Reputation: 1155
I want to make a distributable package. And my package depends on some OS package
Here what I want to install:
def install_libmagic():
if sys.platform == 'darwin':
subprocess.run(['brew', 'install', 'libmagic'])
elif sys.platform == 'linux':
subprocess.run(['apt-get', 'update'])
subprocess.run(['apt-get', 'install', '-y', 'libmagic1'])
else:
raise Exception(f'Unknown system: {sys.platform}, can not install libmagic')
I want this code to be executed only when smb call:
pip install mypacakge
I don't want it to be executed when I run: python setup.py bdist_wheel
How can I achieve this?
I tried this:
setup(
...
install_requires=install_libmagic(),
)
Also tried to override install command:
from setuptools.command.install import install
class MyInstall(install):
def run(self):
install_libmagic()
install.run(self)
setup(
...
cmdclass={'install': MyInstall}
)
But the function was executed on python setup.py bdist_wheel
, which is not what I am trying to achieve.
Upvotes: 1
Views: 1295
Reputation: 21550
I think you're mixing up the behaviors of built distributions (wheels) and source distributions.

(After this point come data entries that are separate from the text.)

@@ -485,15 +485,19 @@
                             Cout}, 1, stream);
 }
 
+static int conv3d_k3_tc_layouts(osb::TcArgs a, int dilation, int in_layout, int out_layout, int res_layout, osb_stream_t stream) {
+  auto known = [](int l) { return l == OSB_LAYOUT_NCDHW || l == OSB_LAYOUT_NDHWC || l == OSB_LAYOUT_SPLIT; };
+  OSB_REQUIRE(known(in_layout) && known(out_layout) && known(res_layout), "conv3d_k3_tc_split: unknown layout");
+  a.out_ndhwc = out_layout != OSB_LAYOUT_NCDHW, a.res_ndhwc = res_layout != OSB_LAYOUT_NCDHW, a.in_ncdhw = in_layout == OSB_LAYOUT_NCDHW;
+  a.in_split = in_layout == OSB_LAYOUT_SPLIT, a.out_split = out_layout == OSB_LAYOUT_SPLIT, a.res_split = res_layout == OSB_LAYOUT_SPLIT;
+  return conv3d_k3_tc_impl(a, dilation, stream);
+}
+
 int osb_conv3d_k3_tc_split_fwd(const float* x, const void* w_split, const float* scale, const float* shift, const float* residual,
                                float* y, int B, int Cin, int Cout, int D, int H, int W, int act, int in_layout, int out_layout,
                                int res_layout, osb_stream_t stream) {
-  auto known = [](int l) { return l == OSB_LAYOUT_NCDHW || l == OSB_LAYOUT_NDHWC || l == OSB_LAYOUT_SPLIT; };
-  OSB_REQUIRE(known(in_layout) && known(out_layout) && known(res_layout), "conv3d_k3_tc_split: unknown layout");
-  osb::TcArgs a{x, w_split, scale, shift, residual, nullptr, y, B, Cin, Cout, D, H, W, act, out_layout != OSB_LAYOUT_NCDHW, res_layout != OSB_LAYOUT_NCDHW,
-                in_layout == OSB_LAYOUT_NCDHW, 0, Cout};
-  a.in_split = in_layout == OSB_LAYOUT_SPLIT, a.out_split = out_layout == OSB_LAYOUT_SPLIT, a.res_split = res_layout == OSB_LAYOUT_SPLIT;
-  return conv3d_k3_tc_impl(a, 1, stream);
+  return conv3d_k3_tc_layouts({x, w_split, scale, shift, residual, nullptr, y, B, Cin, Cout, D, H, W, act, 0, 0, 0, 0, Cout}, 1, in_layout,
+                              out_layout, res_layout, stream);
 }
 
 int osb_conv2d_tc_kc(int Cin, int Cout, int W, int dilation) { return osb::select_conv3d_tc(Cin, Cout, W, dilation, false, false).kc; }
@@ -504,4 +508,11 @@
   return conv3d_k3_tc_impl({x_nhwc, w_split, scale, shift, residual, nullptr, y, B, Cin, Cout, 1, H, W, act, out_nhwc, res_nhwc, 0, 0,
                             Cout}, dilation, stream);
 }
-}
+
+int osb_conv2d_k3_tc_split_fwd(const float* x, const void* w_split, const float* scale, const float* shift, const float* residual,
+                               float* y, int B, int Cin, int Cout, int H, int W, int dilation, int act, int in_layout, int out_layout,
+                               int res_layout, osb_stream_t stream) {
+  return conv3d_k3_tc_layouts({x, w_split, scale, shift, residual, nullptr, y, B, Cin, Cout, 1, H, W, act, 0, 0, 0, 0, Cout}, dilation,
+                              in_layout, out_layout, res_layout, stream);
+}
+}
diff --git a/openstereo_b200/csrc/conv3d_tcg.cu b/openstereo_b200/csrc/conv3d_tcg.cu
--- a/openstereo_b200/csrc/conv3d_tcg.cu
+++ b/openstereo_b200/csrc/conv3d_tcg.cu
@@ -3,6 +3,7 @@
 namespace osb {
 
 struct TcgParams {
+  CUtensorMap xmap;
   const float* x;
   const void* w;
   const float* scale;
@@ -15,6 +16,7 @@
   float kappa;
   unsigned int* overflow;
   int out_ndhwc, res_ndhwc;
+  int in_split, out_split, res_split;
   int items, hblocks;
   int Wr, ctiles;
   int ystride;
@@ -27,6 +29,7 @@
   static constexpr int CSTEP = 128 - 2 * HALO;
   static_assert(DIL == 1 || (W == 128 && DIL == 2 && COUT >= 64), "dilation 2 is instantiated for full-width rows only");
   static constexpr int R = 128 / W;
+  static constexpr bool SPLIT = W == 128 && !GW && COUT == 128;
   static constexpr int ROWB = KC * 4;
   static constexpr int UNIT_BYTES = 128 * ROWB;
   static constexpr int N3 = 3 * COUT;
@@ -82,7 +85,7 @@
 };
 
 template <int COUT, int KC, int W, int TILES, int DIL = 1, bool GW = false, bool GATE = false>
-__global__ void __launch_bounds__(TcgCfg<COUT, KC, W, TILES, DIL, GW>::THREADS, 1) conv3d_tcg_kernel(const TcgParams p) {
+__global__ void __launch_bounds__(TcgCfg<COUT, KC, W, TILES, DIL, GW>::THREADS, 1) conv3d_tcg_kernel(const __grid_constant__ TcgParams p) {
   using C = TcgCfg<COUT, KC, W, TILES, DIL, GW>;
   extern __shared__ __align__(1024) uint8_t smem_raw[];
   uint8_t* smem = reinterpret_cast<uint8_t*>((reinterpret_cast<uintptr_t>(smem_raw) + 1023) & ~static_cast<uintptr_t>(1023));
@@ -106,7 +109,7 @@
 
   if (threadIdx.x == 0) {
     for (int s = 0; s < C::STAGES; ++s) {
-      mbar_init(&a_ready[s], 32);
+      mbar_init(&a_ready[s], (C::SPLIT && p.in_split) ? 1 : 32);
       mbar_init(&a_empty[s], 4 * TC_WGS);
     }
     for (int k = 0; k < TC_BSLOTS * 3; ++k) {
@@ -153,6 +156,7 @@
       }
       float acc[2][C::NG3 / 2];
       uint32_t accum = 0;
+      int pend_a = -1, pend_b = 0;
       for (int kd = 0; kd < 3; ++kd) {
         const int din = d + kd - 1;
         if (din < 0 || din >= p.D) continue;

If your goal is run some subprocesses at install time, then you can't do this with a built distribution. A built distribution executes no Python code at install time. It only executes setup.py
at build time, which is why you're seeing your functions executed when you call python setup.py bdist_wheel
.
On the other hand, a source distribution (python setup.py sdist
) does execute the setup.py
file at both build time and install time (roughly the same as python setup.py install
) and would give you the behavior you're looking for.
However, as the comments have already mentioned, this is going to be very fragile and not very user-friendly or portable. What you're describing is really a distro/OS package that contains some Python module, and you'd probably be better off with that instead.